The Modern Basketball State became thus a powerful entity, both materially and culturally. It came to control vast resources, reserved the right to enact and enforce complex laws governing the activities of its “citizens,” and generated self-idealizing cultural material that proved appealing to the popular imagination.
However, like other modern states, the equilibrium it appeared to have achieved was just that—an equilibrium in appearance that 1) bound together autonomous constituencies and dynamic forces often in uneasy tension with one another and 2) depended for its stability the complete exclusion of still other elements.
In the case of the modern basketball state these potentially “destabilizing” forces are numerous and include among others
- the initial de facto exclusion from, but eventual—under competitive and commercial pressures—incorporation of African-American players into the NBA, as well as the more gradual racial integration of the high school and college game;
- the various attempts on the part of basketball labor—first in the NBA but also eventually in the NCAA—to collectivize and assert independent rights;
- the parallel development of the sport’s popularity and the emergence of its own institutional forms internationally as well as that of women’s basketball in this country and abroad;
- the very success of the Modern Basketball State itself, and especially, of its associated commercial interests and the pressures these in turn exert on associations and leagues to alter and promote the game in particular ways conducive to the sale of every product imaginable.
In other words, despite the state of apparent equilibrium achieved at mid-century, forces constitutive of the Modern Basketball State, as well as individuals and groups within the game carried forward the inventive force and the plasticity with which Naismith had imbued the game, developing new forms.

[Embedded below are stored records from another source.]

+  typename P::elem* __restrict__ out_f = reinterpret_cast<typename P::elem*>(ptrs[4 * e + 1]);
+  typename P::elem* __restrict__ out_d = reinterpret_cast<typename P::elem*>(ptrs[4 * e + 2]);
+  const float inv_scale = 1.f / operand_scale<P>(reinterpret_cast<const float*>(ptrs[4 * e + 3]));
+  const int Cout = dims[4 * e + 0], Cin = dims[4 * e + 1], T = dims[4 * e + 2];
+  const int CT = pack_ct(T), slices = pack_slices(T);
+  const int Mpf = pack_mp(Cout), Mpd = pack_mp(Cin);
+  const int Kpf = ((Cin + 15) / 16) * 16, Kpd = ((Cout + 15) / 16) * 16;
+  int tl = b - dims[4 * e + 3];
+  if (T > 72 || tl >= pack_tiles_of(Cout, Cin, T)) return;
+  const int s = tl % slices;
+  tl /= slices;
+  const int ci_tiles = Mpd / CT;
+  const int co0 = (tl / ci_tiles) * CT, ci0 = (tl % ci_tiles) * CT;
+  const int t0 = s * 36, TT = slices == 1 ? T : (T - t0 < 36 ? T - t0 : 36);
+  const int cols = CT * TT, row_len = cols + 1;
+  const int t = threadIdx.x, lane = t & 63, wave = t >> 6;
+  for (int r = wave; r < CT; r += 4) {
+    const bool row_ok = co0 + r < Cout;
+    const float* __restrict__ src = w + ((int64_t)(co0 + r) * Cin + ci0) * T;
+    float* __restrict__ dst = tile + r * row_len;
+    if (slices == 1) {
+      const int ok_cols = row_ok ? (Cin - ci0 < CT ? (Cin - ci0 > 0 ? (Cin - ci0) * T : 0) : cols) : 0;
+      for (int c = lane; c < cols; c += 256) {
+        const int c1 = c + 64, c2 = c + 128, c3 = c + 192;
+        const float v0 = c < ok_cols ? src[c] : 0.f, v1 = c1 < ok_cols ? src[c1] : 0.f;
+        const float v2 = c2 < ok_cols ? src[c2] : 0.f, v3 = c3 < ok_cols ? src[c3] : 0.f;
+        dst[c] = v0;
+        if (c1 < cols) dst[c1] = v1;
+        if (c2 < cols) dst[c2] = v2;
+        if (c3 < cols) dst[c3] = v3;
+      }
+    } else {
+      for (int c = lane; c < cols; c += 64) {
+        const int ci = c / TT, tap = c - ci * TT;
+        dst[c] = (row_ok && ci0 + ci < Cin) ? src[ci * T + t0 + tap] : 0.f;
+      }
+    }
+  }
+  __syncthreads();
+  const int per_img = (CT / 16) * TT * 2 * CT;
+  for (int u = t; u < 2 * per_img; u += 256) {
+    const int mode = u >= per_img;
+    int r = mode ? u - per_img : u;
+    const int mm = r & (CT - 1);
+    r >>= CT == 32 ? 5 : 4;
+    const int h = r & 1;
+    r >>= 1;
+    const int tap = r % TT, ch = r / TT;
+    typename P::elem* __restrict__ out = mode ? out_d : out_f;
+    const int k0 = (mode ? co0 : ci0) + 16 * ch;
+    if (out == nullptr || k0 >= (mode ? Kpd : Kpf)) continue;
+    float v[8];
+    if (mode == 0) {
+#pragma unroll
+      for (int el = 0; el < 8; ++el) v[el] = tile[mm * row_len + (16 * ch + 8 * h + el) * TT + tap];
+    } else {
+#pragma unroll
+      for (int el = 0; el < 8; ++el) v[el] = tile[(16 * ch + 8 * h + el) * row_len + mm * TT + tap];
+    }
+    typename P::frag q[NP];
+    split_frag<P>(v, inv_scale, q);
+    const int Mp = mode ? Mpd : Mpf, m = (mode ? ci0 : co0) + mm;
+    const int64_t base = ((int64_t)(k0 / 16) * T + t0 + tap) * (2 * NP) * (int64_t)Mp * 8;
+#pragma unroll
+    for (int pc = 0; pc < NP; ++pc) *reinterpret_cast<typename P::frag*>(out + base + ((pc * 2 + h) * (int64_t)Mp + m) * 8) = q[pc];
+  }
+}
+
 int split_check(const mcdseg_conv_desc* d, int math, const char* who, bool operands = true) {
   MCD_REQUIRE(d != nullptr, "%s: null descriptor", who);
   MCD_REQUIRE(mcd_math_known(math), "%s: math must be MCDSEG_MATH_BF16X6, MCDSEG_MATH_F16X3 or MCDSEG_MATH_F16X1 (got %d)", who, math);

These forms—whether developed in cooperation with, as a challenge to, or as entirely independently of the Modern Basketball State—had the effect of shattering the status quo and—like a player rushing the ball up the court on a fast break without a clear end in sight—pushed the game forward into a new era, itself constituted by ebbs and flows in the development of basketball and by fluctuations in the state of tension between the game’s mythic (or static) and its inventive (or dynamic) tendencies.